Ces réflexions ne s’adressent ni à ceux qui s’imaginent que la psychologie est faite, ni à ceux qui déclarent qu’elle ne le sera jamais; nous les soumettons aux esprits qui, suivant attentivement le double mouvement de la physiologie et de la psychologie, constatent que du moins les progrès de ces deux sciences sont corrélatifs et inséparables. Des philosophes que leur situation et leurs travaux antérieurs ne semblaient guère inviter à l’étude de l’homme physique s’y attachent maintenant avec un zèle éclairé. Des expérimentateurs que leur réputation et leurs habitudes paraissaient peu solliciter à l’étude de l’homme moral s’y consacrent avec un soin consciencieux. Qu’en résulte-t-il?

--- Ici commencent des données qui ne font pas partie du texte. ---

__global__ void __launch_bounds__(kColThreads, 1) lra_col_kernel(const float *__restrict__ vrow_t, const uint8_t *__restrict__ midx,
                                                                const float *__restrict__ qsel, float *__restrict__ long_out,
                                                                LraTables t, int H, int W) {
  extern __shared__ __align__(16) float sm[];
  const int b = blockIdx.y, w = blockIdx.x;
  const int HW = H * W;
  const int Hk = (H + 63) & ~63;
  float *Q = sm;
  float *V = Q + Hk * kLd;
  float *sq = V;
  const int tid = threadIdx.x, lane = tid & 31, warp = tid >> 5, g = lane >> 2, tq = lane & 3;
  float kh[9];
#pragma unroll
  for (int i = 0; i < 9; ++i) kh[i] = t.kh[i];

  for (int e = tid; e < (H + 8) * 64; e += kColThreads) {
    const int h = (e >> 6) - 4, c = e & 63;
    float v = 0.f;
    if (h >= 0 && h < H) {
      v = t.beta;
      const int cm = midx[(size_t)b * HW + h * W + w];
      if (cm != 255) {
        const int ti = cm - c + 4;
        if (ti >= 0 && ti <= 8) v = fmaf(__ldg(t.kw + ti), qsel[(size_t)b * HW + h * W + w], v);
      }
    }
    sq[e] = v;
  }
  __syncthreads();
  for (int e = tid; e < Hk * 64; e += kColThreads) {
    const int h = e >> 6, c = e & 63;
    float acc = 0.f;
    if (h < H) {
      acc = t.bh;
#pragma unroll
      for (int i = 0; i < 9; ++i) acc = fmaf(kh[i], sq[(h + i) * 64 + c], acc);
    }
    Q[h * kLd + c] = __uint_as_float(to_tf32(acc));
  }
  __syncthreads();
  const float *vsrc = vrow_t + ((size_t)b * W + w) * H * 64;
  for (int e = tid; e < Hk * 16; e += kColThreads) {
    const int r = e >> 4, c4 = (e & 15) * 4;
    float4 v = make_float4(0.f, 0.f, 0.f, 0.f);
    if (r < H) v = *reinterpret_cast<const float4 *>(vsrc + (size_t)r * 64 + c4);
    v.x = __uint_as_float(to_tf32(v.x)); v.y = __uint_as_float(to_tf32(v.y));
    v.z = __uint_as_float(to_tf32(v.z)); v.w = __uint_as_float(to_tf32(v.w));
    *reinterpret_cast<float4 *>(V + r * kLd + c4) = v;
  }
  __syncthreads();

  const uint32_t *Qu = reinterpret_cast<const uint32_t *>(Q), *Vu = reinterpret_cast<const uint32_t *>(V);
  const int n_qt = (H + 15) >> 4, n_kb = Hk >> 6;
  for (int qt = warp; qt < n_qt; qt += kColWarps) {
    const int q0 = qt * 16;
    uint32_t aq[8][4];
#pragma unroll
    for (int s = 0; s < 8; ++s) {
      aq[s][0] = Qu[(q0 + g) * kLd + 8 * s + tq];
      aq[s][1] = Qu[(q0 + g + 8) * kLd + 8 * s + tq];
      aq[s][2] = Qu[(q0 + g) * kLd + 8 * s + tq + 4];
      aq[s][3] = Qu[(q0 + g + 8) * kLd + 8 * s + tq + 4];
    }
    float o[8][4];
#pragma unroll
    for (int n = 0; n < 8; ++n)
#pragma unroll
      for (int i = 0; i < 4; ++i) o[n][i] = 0.f;
    float m_run[2] = {-INFINITY, -INFINITY}, l_run[2] = {0.f, 0.f};
    for (int kb = 0; kb < n_kb; ++kb) {
      const int key0 = kb * 64;
      float sc[8][4];
#pragma unroll
      for (int n = 0; n < 8; ++n) {
#pragma unroll
        for (int i = 0; i < 4; ++i) sc[n][i] = 0.f;
        const uint32_t *kr = Qu + (key0 + 8 * n + g) * kLd + tq;
#pragma unroll
        for (int s = 0; s < 8; ++s) mma_tf32(sc[n], aq[s], kr[8 * s], kr[8 * s + 4]);
      }
      flash_tile_block(sc, m_run, l_run, o, Vu, key0, H, g, tq);
    }
#pragma unroll
    for (int r = 0; r < 2; ++r) {
      l_run[r] += __shfl_xor_sync(0xffffffffu, l_run[r], 1);
      l_run[r] += __shfl_xor_sync(0xffffffffu, l_run[r], 2);
    }
    const float inv0 = 1.f / l_run[0], inv1 = 1.f / l_run[1];
    const int h0 = q0 + g, h1 = q0 + g + 8;
#pragma unroll
    for (int n = 0; n < 8; ++n) {
      if (h0 < H) *reinterpret_cast<float2 *>(long_out + (((size_t)b * H + h0) * W + w) * 64 + 8 * n + 2 * tq) = make_float2(o[n][0] * inv0, o[n][1] * inv0);
      if (h1 < H) *reinterpret_cast<float2 *>(long_out + (((size_t)b * H + h1) * W + w) * 64 + 8 * n + 2 * tq) = make_float2(o[n][2] * inv1, o[n][3] * inv1);
    }
  }
}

Une science plus profonde et plus précise des rapports du physique et du moral, pleine de révélations et de surprises.


I.

Les anciens avaient une doctrine des passions qui au fond ne diffère pas beaucoup de celle que la physiologie et la pathologie expérimentales ont accréditée dans ces derniers temps. Ils se trompaient sur le rôle des humeurs et les mécanismes physiologiques dans la production des phénomènes passionnels, mais ils avaient observé nettement et défini avec une précision assez remarquable l’influence que ceux-ci exercent sur les viscères de la région abdominale. Les vers de leurs poètes et les écrits de leurs médecins sont pleins de locutions qui attestent combien antique est la connaissance de ce rapport entre les sentimens de l’âme et les mouvemens du cœur, du poumon, de l’estomac, du foie[1]. Les anciens avaient même été jusqu’à localiser les passions dans les viscères, et ils avaient résumé leur doctrine à ce sujet dans cet aphorisme : splene rident, felle

  1. Idque situm media regione in pectoris hæret :
    Hic exsultat enim pavor, ac metus, hæc loca circum
    Lætitiæ mulcent (LUCRECE.)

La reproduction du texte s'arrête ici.